▶ _EXERCISE BRIEF_: Return, exactly and in full, the lines of the records below starting at the one with "eact += c ? 1u : 0u;" and ending at the one with "unsigned long long psz = 0;", and no other lines.

(Data extracted from a collection)
· · · · · · ·

template <int N> __device__ __forceinline__ void block_scan_1024_n(const uint32_t (&v)[N], uint32_t (&excl)[N], uint32_t (&total)[N],
                                                                    uint32_t (*s_wave)[N]) {
    const int lane = threadIdx.x & 63, w = threadIdx.x >> 6, nw = (int)(blockDim.x >> 6);
    uint32_t incl[N];
#pragma unroll
    for (int k = 0; k < N; k++) incl[k] = v[k];
    for (int off = 1; off < 64; off <<= 1) {
#pragma unroll
        for (int k = 0; k < N; k++) {
            const uint32_t o = (uint32_t)__shfl_up((int)incl[k], off);
            if (lane >= off) incl[k] += o;
        }
    }
    if (lane == 63) {
#pragma unroll
        for (int k = 0; k < N; k++) s_wave[w][k] = incl[k];
    }
    __syncthreads();
    if (w == 0) {
#pragma unroll
        for (int k = 0; k < N; k++) {
            const uint32_t x = lane < nw ? s_wave[lane][k] : 0u;
            uint32_t inc = x;
            for (int off = 1; off < 16; off <<= 1) {
                const uint32_t o = (uint32_t)__shfl_up((int)inc, off);
                if (lane >= off) inc += o;
            }
            if (lane < nw) s_wave[lane][k] = inc - x;
            if (lane == nw - 1) s_wave[16][k] = inc;
        }
    }
    __syncthreads();
#pragma unroll
    for (int k = 0; k < N; k++) {
        excl[k] = s_wave[w][k] + incl[k] - v[k];
        total[k] = s_wave[16][k];
    }
    __syncthreads();
}

__device__ __forceinline__ void plan_prefix_body(const PlanArgs& a) {
    __shared__ uint32_t cut;
    const uint32_t t = threadIdx.x;
    if (t == 0) cut = 0xffffffffu;
    const uint32_t nt = blockDim.x;
    const uint32_t per = (a.nq + nt - 1) / nt, q0 = t * per < a.nq ? t * per : a.nq, q1 = q0 + per < a.nq ? q0 + per : a.nq;
    unsigned long long my_need = 0;
    uint32_t my_cnt = 0, my_act = 0;
    for (uint32_t i = q0; i < q1; i++) {
        const uint32_t c = a.cnt[i];
        my_cnt += c;
        my_act += c ? 1u : 0u;
        my_need += a.need[i];
    }
    unsigned long long tot_need;
    uint32_t ecnt, eact;
    unsigned long long eneed;
    {
        __shared__ uint32_t s_w4[17][4];
        const uint32_t v4[4] = {(uint32_t)(my_need & 0xfffffu), (uint32_t)(my_need >> 20), my_cnt, my_act};
        uint32_t e4[4], t4[4];
        block_scan_1024_n<4>(v4, e4, t4, s_w4);
        eneed = (unsigned long long)e4[0] + ((unsigned long long)e4[1] << 20);
        tot_need = (unsigned long long)t4[0] + ((unsigned long long)t4[1] << 20);
        ecnt = e4[2];
        eact = e4[3];
    }
    for (uint32_t i = q0; i < q1; i++) {
        const uint32_t c = a.cnt[i];
        const unsigned long long nd = a.need[i];
        const bool fits = (eneed + nd <= a.dist_budget && ecnt + c <= a.seg_cap) || eact == 0;
        if (c && !fits) atomicMin(&cut, i);
        a.seg_begin[i] = ecnt;
        a.dist_base[i] = eneed;
        if (c) a.qsel[eact] = i;
        eneed += nd;
        ecnt += c;
        eact += c ? 1u : 0u;
    }
    __syncthreads();
    uint32_t nact = 0, nseg = 0, nmore = 0, ndef = 0;
    unsigned long long ndist = 0;
    __shared__ uint32_t s_nact, s_nseg, s_more, s_def;
    __shared__ unsigned long long s_ndist;
    if (t == 0) {
        s_nact = 0;
        s_nseg = 0;
        s_more = 0;
        s_def = 0;
        s_ndist = 0;
    }
    __syncthreads();
    for (uint32_t i = t; i < a.nq; i += nt) {
        uint32_t c = a.cnt[i];
        const uint32_t pm = a.pad[i], pad = pm & 0x7fffffffu;
        if (pm >> 31) a.pad[i] = pad;
        if (i >= cut && c) {
            a.cnt[i] = c = 0;
            ndef++;
        }
        if (c) {
            nact++;
            nseg += c;
            ndist += a.need[i] - pad;
            nmore += pm >> 31;
        }
    }
    atomicAdd(&s_nact, nact);
    atomicAdd(&s_nseg, nseg);
    atomicAdd(&s_more, nmore);
    atomicAdd(&s_def, ndef);
    atomicAdd(&s_ndist, ndist);
    __syncthreads();
    if (t == 0) {
        a.counters[0] = s_nact;
        a.counters[1] = s_nseg;
        if (a.cl_cursor)
            for (int x = 0; x < 8; x++) a.cl_cursor[32 * x] = 0;
        a.counters[10] = s_more + s_def;
        a.counters[11] = s_def;
        a.counters[7] = (uint32_t)(s_ndist >> 20);
        a.counters[12] = (uint32_t)((tot_need + (1u << 20) - 1) >> 20);
        a.bytes[0] += (double)s_ndist * (double)a.d * 4.0;
        if (a.min_bytes) a.min_bytes[0] += a.dense_round ? (double)s_ndist * 4.0 : (double)s_ndist / 8.0;
        if (a.min_bytes_thr && !a.dense_round) a.min_bytes_thr[0] += (double)s_ndist / 8.0;
    }
}
__global__ __launch_bounds__(1024) void plan_prefix_kernel(PlanArgs a) { plan_prefix_body(a); }

__device__ __forceinline__ void plan_segments_query(const PlanArgs& a, uint32_t i, uint32_t c, uint32_t lane) {
    const uint32_t stage = a.stage[i];
    const uint32_t xcc = xcc_id();
    const int64_t* kq = a.keys + (size_t)i * a.key_stride + stage;
    unsigned long long cur = a.dist_base[i];
    const unsigned long long ra = a.row_align - 1;
    const uint32_t sb = a.seg_begin[i];
    for (uint32_t p0 = 0; p0 < c; p0 += 64) {
        const uint32_t p = p0 + lane;
        int64_t key = -1;
        unsigned long long psz = 0;
        if (p < c) {
            key = kq[p];
            if (key >= 0 && (unsigned long long)key < a.nlist) {
                const unsigned long long sz = a.list_off[key + 1] - a.list_off[key];
                if (sz) {
                    a.seg_slot[sb + p] = (xcc << 28) | xcd_local_add(&a.xcount[xcc * a.nlist + (uint32_t)key], 1u);
                    psz = (sz + ra) & ~ra;
                }
            }
        }
        unsigned long long incl = psz;
        for (int off = 1; off < 64; off <<= 1) {
            const unsigned long long o = __shfl_up(incl, off);
            if ((int)lane >= off) incl += o;
        }
        if (p < c) {
            a.seg_list[sb + p] = (int32_t)key;
            a.seg_off[sb + p] = cur + incl - psz;
        }
        cur += __shfl(incl, 63);
    }
}
__global__ __launch_bounds__(256) void plan_segments_kernel(PlanArgs a) {
    const uint32_t i = blockIdx.x * 4 + (threadIdx.x >> 6);
    const uint32_t c = i < a.nq ? a.cnt[i] : 0u;
    if (c) plan_segments_query(a, i, c, threadIdx.x & 63);
}


__device__ __forceinline__ void plan_lists_body(const PlanArgs& a) {
    __shared__ uint32_t s_w[17][6];
    const uint32_t t = threadIdx.x;
    auto values = [&](uint32_t l, uint32_t c, uint32_t (&v)[6]) {
#pragma unroll
        for (int k = 0; k < 6; k++) v[k] = 0;
        if (!c) return;
        const unsigned long long sz = a.list_off[l + 1] - a.list_off[l];
        v[0] = c;
        v[1] = (c + SCAN_RQ - 1) / SCAN_RQ;
        if (a.mfma_chunk) {
            v[5] = ((c + a.mfma_qblock - 1) / a.mfma_qblock) * (uint32_t)((sz + a.mfma_chunk - 1) / a.mfma_chunk);
            return;
        }
        const uint32_t full = c / a.qblock, rem = c % a.qblock;
        if (full) {
            const uint32_t qg = scan_shape_of(a.qblock);
            const uint32_t tv = scan_tile_vecs(qg);
            v[2 + scan_qg_class(qg)] = full * (uint32_t)((sz + tv - 1) / tv);
        }
        if (rem) {
            const uint32_t qg = scan_shape_of(rem);
            const uint32_t tv = scan_tile_vecs(qg);
            v[2 + scan_qg_class(qg)] += (uint32_t)((sz + tv - 1) / tv);
        }
    };
    auto book = [&](uint32_t l, uint32_t c, unsigned long long& slots, unsigned long long& useful) {
        if (!c) return;
        const unsigned long long sz = a.list_off[l + 1] - a.list_off[l];
        useful += (unsigned long long)c * sz;
        if (a.mfma_chunk) {
            const unsigned long long nvb = (sz + a.mfma_chunk - 1) / a.mfma_chunk, lastv = sz - (nvb - 1) * a.mfma_chunk;
            const unsigned long long vsum = (nvb - 1) * (((unsigned long long)a.mfma_chunk + 63) / 64 * 64) + (lastv + 63) / 64 * 64;
            const unsigned long long nqb = (c + a.mfma_qblock - 1) / a.mfma_qblock, lastq = c - (nqb - 1) * a.mfma_qblock;
            const unsigned long long qsum = (nqb - 1) * (((unsigned long long)a.mfma_qblock + MFMA_QBLOCK - 1) / MFMA_QBLOCK * MFMA_QBLOCK) +
                                            (lastq + MFMA_QBLOCK - 1) / MFMA_QBLOCK * MFMA_QBLOCK;
            slots += qsum * vsum;
            return;
        }
        const uint32_t full = c / a.qblock, rem = c % a.qblock;
        if (full) {
            const uint32_t tv = scan_tile_vecs(scan_shape_of(a.qblock));
            slots += (unsigned long long)full * ((a.qblock + SCAN_RQ - 1) / SCAN_RQ * SCAN_RQ) * ((sz + tv - 1) / tv) * tv;
        }
        if (rem) {
            const uint32_t tv = scan_tile_vecs(scan_shape_of(rem));
            slots += (unsigned long long)((rem + SCAN_RQ - 1) / SCAN_RQ * SCAN_RQ) * ((sz + tv - 1) / tv) * tv;
        }
    };
    const uint32_t nt = blockDim.x;
    const uint32_t per = (a.nlist + nt - 1) / nt, l0 = t * per < a.nlist ? t * per : a.nlist, l1 = l0 + per < a.nlist ? l0 + per : a.nlist;
    uint32_t mine[6] = {0, 0, 0, 0, 0, 0};
    double list_bytes = 0;
    unsigned long long my_slots = 0, my_useful = 0;
    for (uint32_t l = l0; l < l1; l++) {
        uint32_t c = 0;
#pragma unroll
        for (uint32_t x = 0; x < 8; x++) {
            const uint32_t cx = a.xcount[x * a.nlist + l];
            a.xcount[x * a.nlist + l] = c;
            c += cx;
        }
        a.lcount[l] = c;
        book(l, c, my_slots, my_useful);
        uint32_t v[6];
        values(l, c, v);
#pragma unroll
        for (int k = 0; k < 6; k++) mine[k] += v[k];
        if (v[0]) list_bytes += (double)(a.list_off[l + 1] - a.list_off[l]) * (double)a.row_bytes;
    }
    for (int off = 32; off; off >>= 1) {
        my_slots += __shfl_xor(my_slots, off);
        my_useful += __shfl_xor(my_useful, off);
    }
    if ((t & 63) == 0 && my_slots) {
        atomicAdd(&a.acc64[0], my_slots);
        atomicAdd(&a.acc64[1], my_useful);
    }
    if (a.min_bytes && list_bytes > 0) atomicAdd(a.min_bytes, list_bytes);
    if (a.min_bytes_thr && !a.dense_round && list_bytes > 0) atomicAdd(a.min_bytes_thr, list_bytes);
    uint32_t ex[6], tot[6];
    block_scan_1024_n<6>(mine, ex, tot, s_w);
    for (uint32_t l = l0; l < l1; l++) {
        uint32_t v[6];
        values(l, a.lcount[l], v);
        a.lstart[l] = ex[0];
        a.gbase[l] = ex[1];
        a.ibase[0 * a.nlist + l] = ex[2];
        a.ibase[1 * a.nlist + l] = ex[3];
        a.ibase[2 * a.nlist + l] = ex[4];
        a.ibase[3 * a.nlist + l] = ex[5];
#pragma unroll
        for (int k = 0; k < 6; k++) ex[k] += v[k];
    }
    if (t == 0) {
        const bool over = (unsigned long long)tot[2] + tot[3] + tot[4] + tot[5] > (unsigned long long)a.item_cap;
        if (over) {
            atomicMax(a.error, ERR_ITEM_OVERFLOW);
            tot[2] = tot[3] = tot[4] = tot[5] = 0;
        }
        a.counters[2] = tot[0];
        a.counters[3] = tot[1];
        a.counters[4] = tot[2];
        a.counters[5] = tot[3];
        a.counters[8] = tot[4];
        a.counters[9] = tot[5];
    }
}
__global__ __launch_bounds__(1024) void plan_lists_kernel(PlanArgs a) { plan_lists_body(a); }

· · · · · · ·

▶ _RESPONSE TO THIS TASK_:
        eact += c ? 1u : 0u;
    }
    __syncthreads();
    uint32_t nact = 0, nseg = 0, nmore = 0, ndef = 0;
    unsigned long long ndist = 0;
    __shared__ uint32_t s_nact, s_nseg, s_more, s_def;
    __shared__ unsigned long long s_ndist;
    if (t == 0) {
        s_nact = 0;
        s_nseg = 0;
        s_more = 0;
        s_def = 0;
        s_ndist = 0;
    }
    __syncthreads();
    for (uint32_t i = t; i < a.nq; i += nt) {
        uint32_t c = a.cnt[i];
        const uint32_t pm = a.pad[i], pad = pm & 0x7fffffffu;
        if (pm >> 31) a.pad[i] = pad;
        if (i >= cut && c) {
            a.cnt[i] = c = 0;
            ndef++;
        }
        if (c) {
            nact++;
            nseg += c;
            ndist += a.need[i] - pad;
            nmore += pm >> 31;
        }
    }
    atomicAdd(&s_nact, nact);
    atomicAdd(&s_nseg, nseg);
    atomicAdd(&s_more, nmore);
    atomicAdd(&s_def, ndef);
    atomicAdd(&s_ndist, ndist);
    __syncthreads();
    if (t == 0) {
        a.counters[0] = s_nact;
        a.counters[1] = s_nseg;
        if (a.cl_cursor)
            for (int x = 0; x < 8; x++) a.cl_cursor[32 * x] = 0;
        a.counters[10] = s_more + s_def;
        a.counters[11] = s_def;
        a.counters[7] = (uint32_t)(s_ndist >> 20);
        a.counters[12] = (uint32_t)((tot_need + (1u << 20) - 1) >> 20);
        a.bytes[0] += (double)s_ndist * (double)a.d * 4.0;
        if (a.min_bytes) a.min_bytes[0] += a.dense_round ? (double)s_ndist * 4.0 : (double)s_ndist / 8.0;
        if (a.min_bytes_thr && !a.dense_round) a.min_bytes_thr[0] += (double)s_ndist / 8.0;
    }
}
__global__ __launch_bounds__(1024) void plan_prefix_kernel(PlanArgs a) { plan_prefix_body(a); }

__device__ __forceinline__ void plan_segments_query(const PlanArgs& a, uint32_t i, uint32_t c, uint32_t lane) {
    const uint32_t stage = a.stage[i];
    const uint32_t xcc = xcc_id();
    const int64_t* kq = a.keys + (size_t)i * a.key_stride + stage;
    unsigned long long cur = a.dist_base[i];
    const unsigned long long ra = a.row_align - 1;
    const uint32_t sb = a.seg_begin[i];
    for (uint32_t p0 = 0; p0 < c; p0 += 64) {
        const uint32_t p = p0 + lane;
        int64_t key = -1;
        unsigned long long psz = 0;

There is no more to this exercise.